澳大利亚皮尔巴拉地区,现在干燥,曾经拥有温泉和间歇泉。图片来源:特奥·阿洛夫斯盖蒂图片社
最终,这片土地证明了这种不适是值得的。我正行走在地球上一些最古老、保存最完好的岩石上,这些岩石包含着我们星球上几乎从时间开始就有的生命证据。当我看着一些位于古代沉积物涟漪之上的褶皱结构时,我意识到我正在看着我们伟大的、伟大的、伟大的祖先——地球上所有复杂生命的先驱的遗迹!
这个地区从35亿年前首次形成以来发生了很大变化。那时,它本应是一片黑色的火山陆地,没有植被的色彩。在山丘上,我可能会瞥见一片绿色的、富含铁的海洋,下方是橙色的天空,天空充满了二氧化碳,没有氧气。
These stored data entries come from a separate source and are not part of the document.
struct EngineOptionRef {
    const char* name;
    int EngineOptions::*field;
    int lo, hi;
};
const EngineOptionRef kEngineOptions[] = {
    {"euler_fused", &EngineOptions::euler_fused, 0, 1}, {"stream_fwd", &EngineOptions::stream_fwd, 0, 1},
    {"stream_bwd", &EngineOptions::stream_bwd, 0, 1},   {"fused_adam", &EngineOptions::fused_adam, 0, 1},
    {"serial", &EngineOptions::serial, 0, 1},
    {"dw_tile_critic", &EngineOptions::dw_tile_critic, 0, 10},
    {"dw_tile_actor", &EngineOptions::dw_tile_actor, 0, 10},
    {"adam_nt", &EngineOptions::adam_nt, 0, 3},
    {"split", &EngineOptions::split, 0, 8},
    {"small_sched", &EngineOptions::small_sched, 0, 1},
    {"hw_queues", &EngineOptions::hw_queues, 1, 1024},
    {"split_sites", &EngineOptions::split_sites, 0, (1 << 24) - 1},
    {"split_blocks", &EngineOptions::split_blocks, 64, 1024},
    {"em_seq_sweep", &EngineOptions::em_seq_sweep, 0, 1},
    {"em_ens_xcd", &EngineOptions::em_ens_xcd, 0, 1},
};

void philox_host(uint32_t c[4], uint32_t k0, uint32_t k1) {
    for (int r = 0; r < 10; ++r) {
        const uint64_t p0 = (uint64_t)0xD2511F53u * c[0], p1 = (uint64_t)0xCD9E8D57u * c[2];
        const uint32_t hi0 = (uint32_t)(p0 >> 32), lo0 = (uint32_t)p0;
        const uint32_t hi1 = (uint32_t)(p1 >> 32), lo1 = (uint32_t)p1;
        const uint32_t n0 = hi1 ^ c[1] ^ k0, n2 = hi0 ^ c[3] ^ k1;
        c[0] = n0; c[1] = lo1; c[2] = n2; c[3] = lo0;
        k0 += 0x9E3779B9u;
        k1 += 0xBB67AE85u;
    }
}

uint64_t sample_key(uint64_t seed, float alpha) {
    uint32_t ab;
    std::memcpy(&ab, &alpha, sizeof(ab));
    uint64_t z = seed ^ ((uint64_t)ab << 32 | 0x9E3779B9u);
    z = (z ^ (z >> 30)) * 0xBF58476D1CE4E5B9ull;
    z = (z ^ (z >> 27)) * 0x94D049BB133111EBull;
    return z ^ (z >> 31);
}

struct NetLayout {
    std::string name;
    int in_dim = 0, out_dim = 0, L = 0, H = 0, E = 1;
    bool ln = false;
    long long off = 0;
    long long ens_size = 0;
    std::vector<long long> W, b, gam, bet;
    int kdim(int l) const { return l == 0 ? in_dim : H; }
    int ndim(int l) const { return l == L ? out_dim : H; }

    void build(const std::string& nm, int in, int out, int nh, int h, int e, bool use_ln) {
        name = nm; in_dim = in; out_dim = out; L = nh; H = h; E = e; ln = use_ln;
        long long o = 0;
        for (int l = 0; l <= L; ++l) {
            W.push_back(o); o = align_up(o + (long long)kdim(l) * ndim(l));
            b.push_back(o); o = align_up(o + ndim(l));
            if (l < L && ln) {
                gam.push_back(o); o = align_up(o + H);
                bet.push_back(o); o = align_up(o + H);
            }
        }
        ens_size = o;
    }
    long long size() const { return ens_size * E; }
};

struct Leaf {
    std::string name;
    int net;
    int kind;
    int layer;
    int ndim;
    long long shape[3];
    long long flat_off;
    long long size;
};

struct Graphs {
    hipGraphExec_t exec = nullptr;
    int nz = -1;
};

struct Buf {
    float* p = nullptr;
    long long ss = 0;
    TRef ref(long long sy = 0) const { return TRef{p, ss, sy}; }
    TRef cols(long long off, long long sy = 0) const { return TRef{p + off, ss, sy}; }
};

struct Net {
    const NetLayout* lay = nullptr;
    float* const* arena = nullptr;
    long long arena_ss = 0;
    int ni = 0;
    const Buf* X = nullptr;
    int ld = 0;
    int ld_d = 0, ld_o = 0;
    long long sy = 0, st_sy = 0;
    bool keep_u = true;
    bool dominant = false;
    std::vector<Buf> U, G, MU, RS, DU;
    Buf DH, C1, C2, part;
    int fwd_site = -1, bwd_site = -1;
    int skip_fwd = 0, skip_bwd = 0;
    TRef par(long long off) const { return tref(*arena + lay->off + off, arena_ss, lay->ens_size); }
    TRef act(const Buf& b, long long coff = 0) const { return b.cols(coff, sy); }
    TRef stat(const Buf& b, long long coff = 0) const { return b.cols(coff, st_sy); }
    TRef grad(const Buf& b) const { return b.ref((long long)lay->H * ld_d); }
};

}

在附近的景观中,我会遇到温泉田,在这里我开始看到一些色彩。在冒泡的泥潭和喷溅的间歇泉周围会有条纹和红色,那是硫磺、粘土和铁的颜色。在一些水池和沟渠中,可能还会出现一些米色、红色和紫色:嗜热和嗜化学微生物的菌落。甚至可能还有一些来自非常早期的光合生物的绿色。
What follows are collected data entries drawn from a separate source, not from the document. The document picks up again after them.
template <typename S, int H, bool kBits, bool TRAIN = false, int WAVES = 8, bool kPack = false>
__device__ __forceinline__ void forward_pass(const float* w0t, const float* smallp, const ParamLayout& L, typename S::Pipe& pipe,
                                             const DropDev& d, const RowCtx& c, const f32x4& xa, const f32x4& xb, float& u, float& z,
                                             const StashX* sx = nullptr) {
  static_assert(!kPack || (TRAIN && S::kCopies == 2), "the packed stash holds scheme X3's fragments");
  constexpr int NT = H / 16, NT2 = H / 32, NT4 = H / 64, NP = H / 32, NC = S::kCopies;
  constexpr int kSt = TRAIN ? (kPack ? 2 : 8) : 0;
  auto act_ptr = [&](int layer) -> float* { return kPack ? sx->actp(layer, H, lane_of(c)) : sx->act(layer, H, lane_of(c)); };
  auto v1_ptr = [&]() -> float* { return kPack ? packed_ptr(sx->v1, sx->t16, H / 2, lane_of(c)) : tiled_ptr(sx->v1, sx->t16, H / 2, lane_of(c)); };
  using Frag = typename S::Frag;
  const int lane = c.lane, kq = c.kq;
  const SmallLayout SL{L.H, L.nh};
  const PackLayout K{L.H, L.nh};
  constexpr int KPW = clog2(H), KPV1 = clog2((H / 2 + 63) & ~63);
  const Mat m_v0{(unsigned)K.wv0(), clog2(H / 32)}, m_v1{(unsigned)K.wv1(), clog2(H / 64)};
  const float* wp = smallp + SL.wp();
  const int ll = L.nh - 1;
  constexpr float kPre0 = kTanhPre, kPreS = kTanhPre / S::kAccScale;
  auto drop_of = [&](int layer) { LayerDrop ld = layer_drop(d, c.mode, layer); ld.scale *= S::kActScale; return ld; };
  float up = 0.0f;
  PrepT<S> st;
  f32x4 h[NT];
  layer_input_lds<NT>(h, w0t, smallp + SL.b(0), xa, xb, lane);
  {
    const LayerDrop ld0 = drop_of(0);
    float* sp = TRAIN ? act_ptr(0) : nullptr;
    static_for<7>([&](auto kc) { prep_micro<S, kBits, true, decltype(kc)::value, 0, kPack>(st, h[0], h[1], d, c, ld0, kPre0, 0, wp, up, ll == 0, st.buf[0], sp); });
  }
#pragma unroll 1
  for (int l = 1; l < L.nh; ++l) {
    f32x4 acc[NT];
    bias_blocks<NT>(acc, smallp + SL.b(l), kq);
    const LayerDrop ld_in = drop_of(l - 1), ld_out = drop_of(l);
    const float pre_in = l == 1 ? kPre0 : kPreS;
    const bool last = l == ll;
    const Mat mine{(unsigned)K.w(l), clog2(H / 16)}, next = last ? m_v0 : Mat{(unsigned)K.w(l + 1), clog2(H / 16)};
    float* sp_in = TRAIN ? act_ptr(l - 1) : nullptr;
    float* sp_out = TRAIN ? act_ptr(l) : nullptr;
    static_assert(NP % 2 == 0 && (NP / 2) % 2 == 0, "the forward layers keep the fragment buffer parity");
    layer_x6<S, 0, NP, NT, KPW, KPW, NC * H / 16, NC * H / 16, true, WAVES, kSt, kSt, clog2(H / 16)>(
        acc, pipe, mine, next, lane, st,
        [&](auto gc, auto kc, Frag& out) {
          constexpr int g = decltype(gc)::value;
          prep_micro<S, kBits, false, decltype(kc)::value, g, kPack>(st, h[2 * g], h[2 * g + 1], d, c, ld_in, pre_in, l - 1, wp, up, false, out,
                                                                    TRAIN ? sp_in + 32 * g * 16 : nullptr);
        },
        [&](auto kc, Frag& out) {
          prep_micro<S, kBits, true, decltype(kc)::value, 0, kPack>(st, acc[0], acc[1], d, c, ld_out, kPreS, l, wp, up, last, out, sp_out);
        });
#pragma unroll
    for (int t = 0; t < NT; ++t) h[t] = acc[t];
  }
  f32x4 v1[NT2];
  bias_blocks<NT2>(v1, smallp + SL.bv0(), kq);
  {
    const LayerDrop ld_in = drop_of(ll), ld_out = drop_of(L.nh);
    const float pre_in = ll == 0 ? kPre0 : kPreS;
    float* sp_in = TRAIN ? act_ptr(ll) : nullptr;
    float* sp_out = TRAIN ? v1_ptr() : nullptr;
    layer_x6<S, 0, NP, NT2, KPW, KPV1, NC * H / 32, NC * H / 64, true, WAVES, kSt, kSt, (WAVES <= H / 32 ? clog2(H / 32) : -1)>(
        v1, pipe, m_v0, m_v1, lane, st,
        [&](auto gc, auto kc, Frag& out) {
          constexpr int g = decltype(gc)::value;
          prep_micro<S, kBits, true, decltype(kc)::value, g, kPack>(st, h[2 * g], h[2 * g + 1], d, c, ld_in, pre_in, ll, wp + 32 * g, up, true, out,
                                                                   TRAIN ? sp_in + 32 * g * 16 : nullptr);
        },
        [&](auto kc, Frag& out) {
          prep_micro<S, kBits, false, decltype(kc)::value, 0, kPack>(st, v1[0], v1[1], d, c, ld_out, kPreS, L.nh, wp, up, false, out, sp_out);
        });
  }
  u = sum_kq(up) + smallp[SL.bp()];
  f32x4 v2[NT4];
  bias_blocks<NT4>(v2, smallp + SL.bv1(), kq);
  {
    const LayerDrop ld_in = drop_of(L.nh);
    float* sp_in = TRAIN ? v1_ptr() : nullptr;
    auto prep_in = [&](auto gc, auto kc, Frag& out) {
      constexpr int g = decltype(gc)::value;
      prep_micro<S, kBits, false, decltype(kc)::value, g, kPack>(st, v1[2 * g], v1[2 * g + 1], d, c, ld_in, kPreS, L.nh, wp, up, false, out,
                                                                TRAIN ? sp_in + 32 * g * 16 : nullptr);
    };
// ... 29 lines not shown
};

如果我能够乘坐时间机器向前推进十亿年,我会看到皮尔巴拉被数公里厚的火山熔岩和沉积物掩埋;我会看到这片陆地在地球表面移动,并与其他地壳碎片相撞,碰撞形成了山脉。大约在25亿年前,我会看到海洋充满了生命,浅海沿岸地区被由称为蓝细菌的原始微生物组成的大型珊瑚礁占据,蓝细菌堆积成称为叠层石的垫状物。当天空中光合作用蓝细菌吸入碳并向大气中泵出氧气时,天空会变成蓝色。几乎又过了20亿年,世界将变得寒冷,并被全球冰盖覆盖,几乎消灭了所有生物。当冰盖融化后,氧气水平再次上升。生命真正开始蓬勃发展。动物慢慢地在陆地上定居,新型植物也随之而来。我们星球的绿化开始了,各种各样的生物出现了——包括,不幸的是,对我来说,刺针草。——M.J.V.K.